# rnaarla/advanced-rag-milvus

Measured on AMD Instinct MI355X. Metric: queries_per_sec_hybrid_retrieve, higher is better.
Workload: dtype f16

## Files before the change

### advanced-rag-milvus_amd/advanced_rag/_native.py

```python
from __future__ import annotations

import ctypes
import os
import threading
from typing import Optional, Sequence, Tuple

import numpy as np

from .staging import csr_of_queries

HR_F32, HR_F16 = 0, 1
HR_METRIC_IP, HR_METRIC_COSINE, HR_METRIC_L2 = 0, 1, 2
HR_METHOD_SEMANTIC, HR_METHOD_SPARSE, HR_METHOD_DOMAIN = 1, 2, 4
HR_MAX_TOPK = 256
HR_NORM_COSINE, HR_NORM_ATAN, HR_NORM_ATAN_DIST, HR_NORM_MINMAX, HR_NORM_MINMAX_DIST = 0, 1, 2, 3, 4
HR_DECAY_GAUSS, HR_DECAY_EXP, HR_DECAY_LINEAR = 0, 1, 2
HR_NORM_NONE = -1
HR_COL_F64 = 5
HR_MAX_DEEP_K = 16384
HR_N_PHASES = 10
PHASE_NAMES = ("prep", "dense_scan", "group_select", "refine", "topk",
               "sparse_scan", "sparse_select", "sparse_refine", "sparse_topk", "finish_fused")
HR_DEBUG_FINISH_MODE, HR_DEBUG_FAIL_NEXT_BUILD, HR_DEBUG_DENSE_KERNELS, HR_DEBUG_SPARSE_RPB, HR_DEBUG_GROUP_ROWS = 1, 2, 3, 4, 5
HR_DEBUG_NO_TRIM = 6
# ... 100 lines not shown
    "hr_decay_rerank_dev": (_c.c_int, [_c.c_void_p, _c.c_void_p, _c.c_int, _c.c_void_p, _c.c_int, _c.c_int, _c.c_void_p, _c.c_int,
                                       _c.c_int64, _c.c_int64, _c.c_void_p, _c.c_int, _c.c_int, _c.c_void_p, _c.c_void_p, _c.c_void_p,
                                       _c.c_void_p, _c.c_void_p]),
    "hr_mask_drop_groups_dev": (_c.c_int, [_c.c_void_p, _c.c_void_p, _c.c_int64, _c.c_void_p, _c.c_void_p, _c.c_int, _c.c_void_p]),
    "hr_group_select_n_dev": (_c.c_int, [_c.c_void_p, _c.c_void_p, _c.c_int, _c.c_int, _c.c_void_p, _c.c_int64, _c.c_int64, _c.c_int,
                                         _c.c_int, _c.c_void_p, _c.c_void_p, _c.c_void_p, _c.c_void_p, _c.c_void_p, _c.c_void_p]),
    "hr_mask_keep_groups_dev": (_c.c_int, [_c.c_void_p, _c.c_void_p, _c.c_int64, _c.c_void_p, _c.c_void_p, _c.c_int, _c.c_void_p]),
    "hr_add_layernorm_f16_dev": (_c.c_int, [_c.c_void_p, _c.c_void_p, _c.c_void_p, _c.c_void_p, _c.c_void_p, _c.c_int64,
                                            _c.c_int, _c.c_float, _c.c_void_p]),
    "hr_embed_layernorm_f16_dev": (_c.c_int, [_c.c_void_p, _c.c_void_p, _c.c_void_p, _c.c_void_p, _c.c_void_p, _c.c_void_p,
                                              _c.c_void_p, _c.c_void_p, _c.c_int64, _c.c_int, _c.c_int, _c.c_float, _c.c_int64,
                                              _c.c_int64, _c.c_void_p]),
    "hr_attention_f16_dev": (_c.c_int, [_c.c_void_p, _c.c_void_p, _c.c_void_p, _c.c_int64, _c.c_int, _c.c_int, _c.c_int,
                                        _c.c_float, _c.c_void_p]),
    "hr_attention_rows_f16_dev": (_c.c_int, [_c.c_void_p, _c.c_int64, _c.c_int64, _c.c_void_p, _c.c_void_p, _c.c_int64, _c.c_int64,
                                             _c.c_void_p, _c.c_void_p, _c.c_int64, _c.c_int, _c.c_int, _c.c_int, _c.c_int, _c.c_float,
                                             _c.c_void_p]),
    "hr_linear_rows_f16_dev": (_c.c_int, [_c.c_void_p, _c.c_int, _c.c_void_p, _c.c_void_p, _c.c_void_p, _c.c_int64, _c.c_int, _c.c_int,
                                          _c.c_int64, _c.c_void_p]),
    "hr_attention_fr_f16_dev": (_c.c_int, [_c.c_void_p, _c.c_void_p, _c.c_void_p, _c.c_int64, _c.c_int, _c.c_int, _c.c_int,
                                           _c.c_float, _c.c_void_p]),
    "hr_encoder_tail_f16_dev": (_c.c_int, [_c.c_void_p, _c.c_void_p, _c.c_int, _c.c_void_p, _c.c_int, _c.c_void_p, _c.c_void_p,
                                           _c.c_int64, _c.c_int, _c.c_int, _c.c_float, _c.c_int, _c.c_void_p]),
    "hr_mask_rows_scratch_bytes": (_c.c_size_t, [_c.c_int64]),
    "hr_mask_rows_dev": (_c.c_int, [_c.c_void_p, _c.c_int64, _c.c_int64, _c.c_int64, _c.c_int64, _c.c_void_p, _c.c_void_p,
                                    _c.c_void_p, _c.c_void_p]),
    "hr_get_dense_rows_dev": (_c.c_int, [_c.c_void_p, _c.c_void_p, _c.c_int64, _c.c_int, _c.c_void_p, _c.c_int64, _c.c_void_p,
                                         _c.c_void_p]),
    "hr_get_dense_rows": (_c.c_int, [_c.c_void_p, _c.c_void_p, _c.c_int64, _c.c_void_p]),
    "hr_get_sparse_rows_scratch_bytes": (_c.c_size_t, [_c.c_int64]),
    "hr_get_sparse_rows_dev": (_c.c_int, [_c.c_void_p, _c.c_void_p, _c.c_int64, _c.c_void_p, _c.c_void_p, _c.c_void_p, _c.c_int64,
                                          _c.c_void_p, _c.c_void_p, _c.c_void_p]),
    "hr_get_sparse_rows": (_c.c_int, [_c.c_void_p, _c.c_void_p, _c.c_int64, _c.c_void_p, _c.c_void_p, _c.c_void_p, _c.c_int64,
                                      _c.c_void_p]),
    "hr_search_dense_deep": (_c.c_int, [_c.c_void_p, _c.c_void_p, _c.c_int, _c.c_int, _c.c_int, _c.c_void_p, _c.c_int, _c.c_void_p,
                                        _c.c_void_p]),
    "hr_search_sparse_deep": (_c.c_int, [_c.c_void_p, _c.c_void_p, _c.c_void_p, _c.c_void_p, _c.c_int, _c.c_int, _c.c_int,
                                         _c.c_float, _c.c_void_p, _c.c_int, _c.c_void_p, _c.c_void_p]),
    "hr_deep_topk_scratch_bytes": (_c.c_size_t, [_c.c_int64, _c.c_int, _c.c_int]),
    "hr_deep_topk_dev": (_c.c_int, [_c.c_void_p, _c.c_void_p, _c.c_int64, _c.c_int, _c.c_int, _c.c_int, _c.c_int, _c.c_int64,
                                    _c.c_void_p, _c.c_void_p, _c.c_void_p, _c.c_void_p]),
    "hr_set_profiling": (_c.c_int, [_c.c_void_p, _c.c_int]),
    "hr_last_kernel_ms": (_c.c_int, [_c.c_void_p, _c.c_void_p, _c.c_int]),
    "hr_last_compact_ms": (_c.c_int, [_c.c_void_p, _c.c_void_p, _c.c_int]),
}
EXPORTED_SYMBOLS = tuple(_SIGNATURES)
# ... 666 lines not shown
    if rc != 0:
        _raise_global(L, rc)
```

REQUIRED ACTION: Your answer should be the lines of the material above that include "from".

TASK RESPONSE:
from __future__ import annotations
from typing import Optional, Sequence, Tuple
from .staging import csr_of_queries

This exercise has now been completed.